=== YOUR TASK ===
Whenever the word "progress" appears in a line of the data below, copy that line.

=== EXERCISE MATERIAL ===
========

# mojing1999/jmcodec

Hardware: AMD Instinct MI355X
Metric: decoded frames/sec @1080p H.264 + bit-exact YUV (higher is better)
Workload: dtype u8

## Files before the change

### jmcodec_amd/csrc/intra_lds.hip

```cpp
#include <hip/hip_runtime.h>
#include "jobs.h"
#include "kernels.h"
#include "kernel_common.h"
#include "chain_common.h"
#include "intra_device.h"

namespace jmamd {

__global__ __launch_bounds__(kIBandRows * 16) __attribute__((amdgpu_waves_per_eu(1, 2))) void k_intra_band(const PicParams *pics, int *ctl, int *err) {
    __shared__ __align__(16) uint8_t smem[kIntraSmemBytes];
    const PicParams &pp = pics[blockIdx.y];
    if (!(pp.stages & PS_INTRA_LDS)) return;
    intra_band_body<false>(pp, blockIdx.x >> 1, blockIdx.x & 1, ctl + (size_t)blockIdx.y * kChainStride + kChainIntraRing, smem, nullptr, err + blockIdx.y);
}

bool intra_lds_supported(int mb_w, int mb_h) { return mb_w > 0 && mb_h <= kIBandRows * kDeblockMaxBands; }

void launch_intra_lds(const PicParams *d_pics, int n, int max_mb_h, int *ctl, int *err, hipStream_t st) {
    const int bands = (max_mb_h + kIBandRows - 1) / kIBandRows;
    hipLaunchKernelGGL(k_intra_band, dim3(2 * bands, n), dim3(kIBandRows * 16), 0, st, d_pics, ctl, err);
}

}
```

Before: 15180.

## Prefetch intra macroblock inputs through a register ring and batch band progress publishing

Replaces the generic intra band body with a stage-pipelined version. Per-macroblock records, residuals and neighbour pixels are requested DEPTH wavefront steps ahead into a register ring, hiding global load latency behind reconstruction. Inter-band progress is now published only every PUB steps, which cuts atomic store and wait traffic but makes the band below wait a little longer. It adds register pressure and a more complex synchronisation protocol that has to stay bit-exact.

```diff
diff --git a/jmcodec_amd/csrc/intra_band_sched.h b/jmcodec_amd/csrc/intra_band_sched.h
--- /dev/null
+++ b/jmcodec_amd/csrc/intra_band_sched.h
@@ -0,0 +1,42 @@
+#pragma once
+#include <stdint.h>
+#ifndef JM_HD
+#if defined(__HIPCC__)
+#include <hip/hip_runtime.h>
+#define JM_HD __host__ __device__ __forceinline__
+#else
+#define JM_HD static inline
+#endif
+#endif
+
+namespace jmamd {
+namespace ibs {
+
+constexpr int kRows = 16;
+constexpr int kAllDone = 0x7fffffff;
+
+JM_HD int band_row0(int band) { return band * kRows; }
+JM_HD int band_rows(int mb_h, int band) { const int left = mb_h - band * kRows; return left < 0 ? 0 : (left < kRows ? left : kRows); }
+JM_HD int first_step(int band) { return 2 * band_row0(band); }
+JM_HD int last_step(int mb_w, int mb_h, int band) { return mb_w - 1 + 2 * (band_row0(band) + band_rows(mb_h, band) - 1); }
+
+JM_HD int mb_x(int s, int row) { return s - 2 * row; }
+JM_HD bool has_mb(int s, int row, int mb_w) { const int x = mb_x(s, row); return x >= 0 && x < mb_w; }
+
+JM_HD constexpr int ring_slots(int D) { return D + 1; }
+JM_HD constexpr int slot_of(int s, int first, int D) { return (s - first) % ring_slots(D); }
+JM_HD constexpr int requested_in(int s, int D) { return s + D; }
+constexpr int kMinDepth = 2, kMaxDepth = 3;
+JM_HD int request_x(int s, int row, int mb_w) { const int x = mb_x(s, row); return x < 0 ? 0 : (x < mb_w ? x : mb_w - 1); }
+JM_HD int group_row(int row0, int rows, int g) { return row0 + (g < rows ? g : 0); }
+
+JM_HD int store_step(int xm, int row0) { return xm + 2 * (row0 - 1); }
+JM_HD int need_above(int xm, int row0) { return store_step(xm, row0) + 1; }
+JM_HD bool covers(int v, int t) { return v > t; }
+JM_HD bool publishes(int s, int first, int P) { return (s - first) % P == 0; }
+JM_HD int published_in(int s) { return s; }
+JM_HD int published_after(int s, int first, int P) { return s - (s - first) % P; }
+JM_HD int publish_lag(int t, int first, int P) { return P - (t - first) % P; }
+
+}
+}
diff --git a/jmcodec_amd/csrc/intra_lds.hip b/jmcodec_amd/csrc/intra_lds.hip
--- a/jmcodec_amd/csrc/intra_lds.hip
+++ b/jmcodec_amd/csrc/intra_lds.hip
@@ -4,21 +4,142 @@
 #include "kernel_common.h"
 #include "chain_common.h"
 #include "intra_device.h"
+#include "intra_band_sched.h"
 
 namespace jmamd {
 
-__global__ __launch_bounds__(kIBandRows * 16) __attribute__((amdgpu_waves_per_eu(1, 2))) void k_intra_band(const PicParams *pics, int *ctl, int *err) {
+static_assert(ibs::kRows == kIBandRows, "intra_band_sched.h describes bands of kIBandRows rows");
+
+struct IStage { uint32_t rec, right; uint4 res0, res1, bot; };
+
+template <bool CHROMA>
+__device__ __forceinline__ IStage istage_request(const gbyte *mbs, const gbyte *resid, const gbyte *plane, int pitch, int mb_w, int row, int s, int l) {
+    constexpr int rows_per_mb = CHROMA ? 8 : 16;
+    const int x = ibs::request_x(s, row, mb_w);
+    const int mb = row * mb_w + x, my_row = CHROMA ? (l & 7) : l;
+    IStage st;
+    st.rec = gload1(mbs + (size_t)mb * sizeof(MbRec) + (l & 7) * 4);
+    const gbyte *px = plane + (size_t)(row * rows_per_mb) * pitch + x * 16;
+    const gbyte *rs = resid + (size_t)mb * 768;
+    st.right = gload1(px + (size_t)my_row * pitch + 12);
+    st.bot = gload4(px + (size_t)(rows_per_mb - 1) * pitch);
+    if (CHROMA) { st.res0 = gload4(rs + 512 + l * 16); st.res1 = make_uint4(0, 0, 0, 0); }
+    else { st.res0 = gload4(rs + l * 32); st.res1 = gload4(rs + l * 32 + 16); }
+    return st;
+}
+
+template <int DEPTH, bool CHROMA>
+__device__ __forceinline__ void intra_stage_body(const PicParams &pp, int band, int *prog_pic, int pub, uint8_t *smem, int *err_word) {
+    const int mb_w = pp.mb_w, mb_h = pp.mb_h, pitch = pp.pitch;
+    const int rows = ibs::band_rows(mb_h, band);
+    if (rows <= 0) return;
+    const int row0 = ibs::band_row0(band);
+    int *prog = prog_pic + (CHROMA ? kDeblockMaxBands : 0);
+    const gbyte *resid = (const gbyte *)pp.resid;
+    const gbyte *mbs = (const gbyte *)pp.mbs;
+    ILds lds{smem, kIBandRows + 1};
+    const int g = threadIdx.x >> 4, l = threadIdx.x & 15;
+    const bool active = g < rows;
+    const int row = ibs::group_row(row0, rows, g), lrow = g + 1;
+    if (threadIdx.x < 144) { lds.i4tab()[threadIdx.x] = (uint8_t)i4_table_entry(threadIdx.x >> 4, threadIdx.x & 3, (threadIdx.x >> 2) & 3);
+        ((uint2 *)lds.i4sel())[threadIdx.x] = i4_sel_entry(threadIdx.x >> 4, threadIdx.x & 3, (threadIdx.x >> 2) & 3); }
+    if (!CHROMA && threadIdx.x < 144) ((pk::I8Sel *)lds.i8sel())[threadIdx.x] = pk::i8_sel_entry(threadIdx.x >> 4, threadIdx.x & 15);
+    gbyte *plane = (gbyte *)(cur_plane(pp) + (CHROMA ? pp.chroma_offset : 0));
+    const ICtx cx{plane, pitch};
+    constexpr int rows_per_mb = CHROMA ? 8 : 16;
+    const bool takes_ring = band > 0 && g == 0;
+    const bool gives_ring = active && g == rows - 1 && row < mb_h - 1;
+    const bool pub_wave = __builtin_amdgcn_readfirstlane((int)(threadIdx.x >> 6)) == ((rows - 1) >> 2) && row0 + rows < mb_h;
+    const int s_begin = ibs::first_step(band), s_end = ibs::last_step(mb_w, mb_h, band);
+    const gbyte *above = plane + (size_t)(row0 * rows_per_mb - 1) * pitch + (l & 3) * 4;
+    gbyte *below = plane + (size_t)((row + 1) * rows_per_mb - 1) * pitch + (l & 3) * 4;
+    int known = 0;
+    auto wait_above = [&](int need) {
+        if (band == 0 || threadIdx.x >= 64 || known >= need) return;
+        int spins = 0;
+        while ((known = __hip_atomic_load(&prog[band - 1], __ATOMIC_RELAXED, __HIP_MEMORY_SCOPE_AGENT)) < need && ++spins < kSpinLimit)
+            __builtin_amdgcn_s_sleep(8);
+        if (known < need) { if (l == 0) report_wait_timeout(err_word, CHAIN_ERR_INTRA_TIMEOUT); known = ibs::kAllDone; }
+        asm volatile("" ::: "memory");
+    };
+    auto ring0 = [&](int xm) -> uint32_t * { return (uint32_t *)(CHROMA ? lds.cring(0, xm & 3) : lds.lring(0, xm & 3)); };
+    auto fetch_above = [&](int xm) -> uint32_t { return __hip_atomic_load((const JM_GLOBAL uint32_t *)(above + (size_t)xm * 16), __ATOMIC_RELAXED,
+        __HIP_MEMORY_SCOPE_AGENT); };
+    if (band > 0) {
+        wait_above(ibs::need_above(mb_w > 1 ? 1 : 0, row0));
+        if (takes_ring && l < 8 && (l >> 2) < mb_w) ring0(l >> 2)[l & 3] = fetch_above(l >> 2);
+    }
+    asm volatile("s_waitcnt vmcnt(0) lgkmcnt(0)\n\ts_barrier" ::: "memory");
+    constexpr int kSlots = ibs::ring_slots(DEPTH);
+    IStage st[kSlots];
+#pragma unroll
+    for (int k = 0; k < DEPTH; k++) st[k] = istage_request<CHROMA>(mbs, resid, plane, pitch, mb_w, row, s_begin + k, l);
+    st[DEPTH].rec = st[DEPTH].right = 0; st[DEPTH].res0 = st[DEPTH].res1 = st[DEPTH].bot = make_uint4(0, 0, 0, 0);
+    __builtin_amdgcn_s_waitcnt(0x0f70);
+    uint32_t p_ring = 0;
+    for (int sb = s_begin; sb <= s_end; sb += kSlots) {
+#pragma unroll
+        for (int k = 0; k < kSlots; k++) {
+            const int s = sb + k;
+            if (s > s_end) break;
+            const IStage c = st[ibs::slot_of(k, 0, DEPTH)];
+            const uint32_t c_ring = p_ring;
+            const int x = ibs::mb_x(s, row);
+            if (takes_ring && l < 4 && x >= 1 && x + 1 < mb_w) ring0(x + 1)[l] = c_ring;
+            const int xf = ibs::mb_x(s, row0) + 2;
+            if (band > 0 && xf < mb_w) wait_above(ibs::need_above(xf, row0));
+            if (takes_ring && l < 4 && xf < mb_w) p_ring = fetch_above(xf);
+            st[ibs::slot_of(ibs::requested_in(k, DEPTH), 0, DEPTH)] = istage_request<CHROMA>(mbs, resid, plane, pitch, mb_w, row, ibs::requested_in(s, DEPTH), l);
+            if (active && x >= 0 && x < mb_w) {
+                if (CHROMA) intra_chroma_mb<false>(cx, lds, x, row, lrow, l, g, c.rec, c.res0, c.right, c.bot);
+                else intra_luma_mb<false>(cx, lds, x, row, lrow, l, g, c.rec, c.res0, c.res1, c.right, c.bot);
+            }
+            if (pub_wave) {
+                if (ibs::publishes(s, s_begin, pub)) {
+                    asm volatile("s_waitcnt vmcnt(0)" ::: "memory");
+                    if (gives_ring && l == 0) __hip_atomic_store(&prog[band], ibs::published_in(s), __ATOMIC_RELAXED, __HIP_MEMORY_SCOPE_AGENT);
+                }
+                if (gives_ring && x >= 0 && x < mb_w && l < 4) __hip_atomic_store((JM_GLOBAL uint32_t *)(below + (size_t)x * 16),
+                    ((const uint32_t *)(CHROMA ? lds.cring(lrow, x & 3) : lds.lring(lrow, x & 3)))[l], __ATOMIC_RELAXED, __HIP_MEMORY_SCOPE_AGENT);
+            }
+            asm volatile("s_waitcnt lgkmcnt(0)\n\ts_barrier" ::: "memory");
+        }
+    }
+    if (pub_wave) {
+        asm volatile("s_waitcnt vmcnt(0)" ::: "memory");
+        if (gives_ring && l == 0) __hip_atomic_store(&prog[band], ibs::kAllDone, __ATOMIC_RELAXED, __HIP_MEMORY_SCOPE_AGENT);
+    }
+}
+
+template <int DEPTH>
+__global__ __launch_bounds__(kIBandRows * 16) __attribute__((amdgpu_waves_per_eu(1, 2))) void k_intra_band(const PicParams *pics, int *ctl, int pub, int *err) {
     __shared__ __align__(16) uint8_t smem[kIntraSmemBytes];
     const PicParams &pp = pics[blockIdx.y];
     if (!(pp.stages & PS_INTRA_LDS)) return;
-    intra_band_body<false>(pp, blockIdx.x >> 1, blockIdx.x & 1, ctl + (size_t)blockIdx.y * kChainStride + kChainIntraRing, smem, nullptr, err + blockIdx.y);
+    int *prog = ctl + (size_t)blockIdx.y * kChainStride + kChainIntraRing;
+    if (blockIdx.x & 1) intra_stage_body<DEPTH, true>(pp, blockIdx.x >> 1, prog, pub, smem, err + blockIdx.y);
+    else intra_stage_body<DEPTH, false>(pp, blockIdx.x >> 1, prog, pub, smem, err + blockIdx.y);
 }
 
 bool intra_lds_supported(int mb_w, int mb_h) { return mb_w > 0 && mb_h <= kIBandRows * kDeblockMaxBands; }
 
+#ifndef JM_INTRA_DEPTH
+#define JM_INTRA_DEPTH 2
+#endif
+#ifndef JM_INTRA_PUB
+#define JM_INTRA_PUB 2
+#endif
+constexpr int kIntraDepth = JM_INTRA_DEPTH, kIntraPub = JM_INTRA_PUB;
+static_assert(ibs::kMinDepth == 2 && ibs::kMaxDepth == 3, "launch_intra_lds chooses between the instantiations for depths 2 and 3");
+static_assert(kIntraDepth >= ibs::kMinDepth && kIntraDepth <= ibs::kMaxDepth && kIntraPub >= 1, "depth and period of this build");
+int intra_depth() { return kIntraDepth; }
+int intra_pub() { return kIntraPub; }
+
 void launch_intra_lds(const PicParams *d_pics, int n, int max_mb_h, int *ctl, int *err, hipStream_t st) {
     const int bands = (max_mb_h + kIBandRows - 1) / kIBandRows;
-    hipLaunchKernelGGL(k_intra_band, dim3(2 * bands, n), dim3(kIBandRows * 16), 0, st, d_pics, ctl, err);
+    dim3 grid(2 * bands, n), block(kIBandRows * 16);
+    if (intra_depth() <= 2) hipLaunchKernelGGL((k_intra_band<2>), grid, block, 0, st, d_pics, ctl, intra_pub(), err);
+    else hipLaunchKernelGGL((k_intra_band<3>), grid, block, 0, st, d_pics, ctl, intra_pub(), err);
 }
 
 }
```

New measurement: 15210 (median of 5 runs). No clear change (+0.2%).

========

=== SOLUTION BELOW ===
## Prefetch intra macroblock inputs through a register ring and batch band progress publishing
Replaces the generic intra band body with a stage-pipelined version. Per-macroblock records, residuals and neighbour pixels are requested DEPTH wavefront steps ahead into a register ring, hiding global load latency behind reconstruction. Inter-band progress is now published only every PUB steps, which cuts atomic store and wait traffic but makes the band below wait a little longer. It adds register pressure and a more complex synchronisation protocol that has to stay bit-exact.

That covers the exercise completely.